This is the official repository for the paper [arxiv]: "LLM-Seg: Bridging Image Segmentation and Large Language Model Reasoning" (CVPR Workshop 2024).
Our project is based on LISA. We thank the authors for their great work.
LLM-Seg is a reasoning segmentation model that combines SAM and LLaVA. We also release our proposed LLM-Seg40K dataset, which is a new reasoning segmentation dataset that is generated by ChatGPT.
The table below shows the performance of LLM-Seg on ReasonSeg validation set.
We recommend using conda to create a virtual environment and install the dependencies.
pip install -r requirements.txt
pip install flash-attn --no-build-isolation
Please first refer to the LISA repository to download all the datasets.
After downloading the dataset, you can use the python script from prepare_datasets.py
to preprocess the different dataset. The script will extract SAM Everything masks and save them as h5 files.
python prepare_datasets/prepare_<dataset_name>.py
After preprocessing all datasets, run the following script to convert the h5 files to json files.
python prepare_datasets/convert_h5_to_json.py
Please follow the instruction to merge the LLaVA delta weights. We use LLaVA-lightning-7B-v1
checkpoint.
For the SAM checkpoint, please use the following link.
We provide some of the training scripts under the scripts
directory. You can modify the scripts to train the model with different configurations.
For example, to train the model for 10 epochs with 2 GPUs, you can run use train_10epoch.sh
script. You should use your own paths for the dataset, pretrained models, and log directory.
#! /bin/bash
llava_path="./pretrained_weights/LLaVA-lightning-7B-v1/"
sam_path="./pretrained_weights/SAM/sam_vit_h_4b8939.pth"
dataset_path="./lisa_dataset"
sam_masks_path="./processed_data"
log_path="./runs"
deepspeed --include localhost:6,7 \
--master_port=24374 training.py \
--version="$llava_path" \
--dataset_dir="$dataset_path" \
--sam_masks_dir="$sam_masks_path" \
--vision_pretrained="$sam_path" \
--dataset="sem_seg||refer_seg||reason_seg" \
--sample_rates="9,3,1" \
--exp_name="10epoch" \
--log_base_dir="$log_path" \
--lr=0.0001 \
--epochs=10 \
--batch_size=1 \
To evaluate the trained model, please modify the scripts/validate_visualize.sh
script with your own paths and run the script. The visualization results will be saved in the log directory.
#! /bin/bash
llava_path="./pretrained_weights/LLaVA-lightning-7B-v1/"
vision_path="./pretrained_weights/SAM/sam_vit_h_4b8939.pth"

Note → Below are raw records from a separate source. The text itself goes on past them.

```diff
@@ -624,8 +626,13 @@
         _chk_dev(out)
         d.out = out.data_ptr()
         for k, v in desc.items():
-            if k not in LocoConvDesc._PTRS:
-                if not hasattr(d, k) or k in ("struct_size", "reserved"):
+            if k in ("rowwin", "st_part"):
+                if v is not None:
+                    _chk_dev(v, torch.int32 if k == "rowwin" else torch.float32)
+                    keep.append(v)
+                    setattr(d, k, v.data_ptr())
+            elif k not in LocoConvDesc._PTRS:
+                if not hasattr(d, k) or k == "struct_size":
                     raise TypeError(f"debug_conv: no descriptor field {k!r}")
                 setattr(d, k, v)
             elif v is not None:
```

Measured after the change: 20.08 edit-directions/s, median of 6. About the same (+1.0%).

dataset_path="./lisa_dataset"
sam_masks_path="./processed_data"
log_path="./runs"
deepspeed --include localhost:2,3 \
--master_port=24353 training_debug.py \
--version="$llava_path" \
--dataset_dir="$dataset_path" \
--sam_masks_dir="$sam_masks_path" \
--vision_pretrained="$vision_path" \
--dataset="reason_seg" \
--sample_rates="1" \
--exp_name="10epoch" \
--log_base_dir="$log_path" \
--batch_size=1 \
--eval_only \
--val_dataset="ReasonSeg|val" \
--visualize
We also provide the trained checkpoint for evaluation. You can download it from huggingface. Please note the checkpoint is in Deepspeed format, not huggingface format.
Checkpoint for 20 epochs: llmseg-20epoch
Checkpoint for 10 epochs: llmseg-10epoch
The deepspeed checkpoint has the same format as your own trained model. You can directly replace the checkpoint files in the log directory and run the evaluation script.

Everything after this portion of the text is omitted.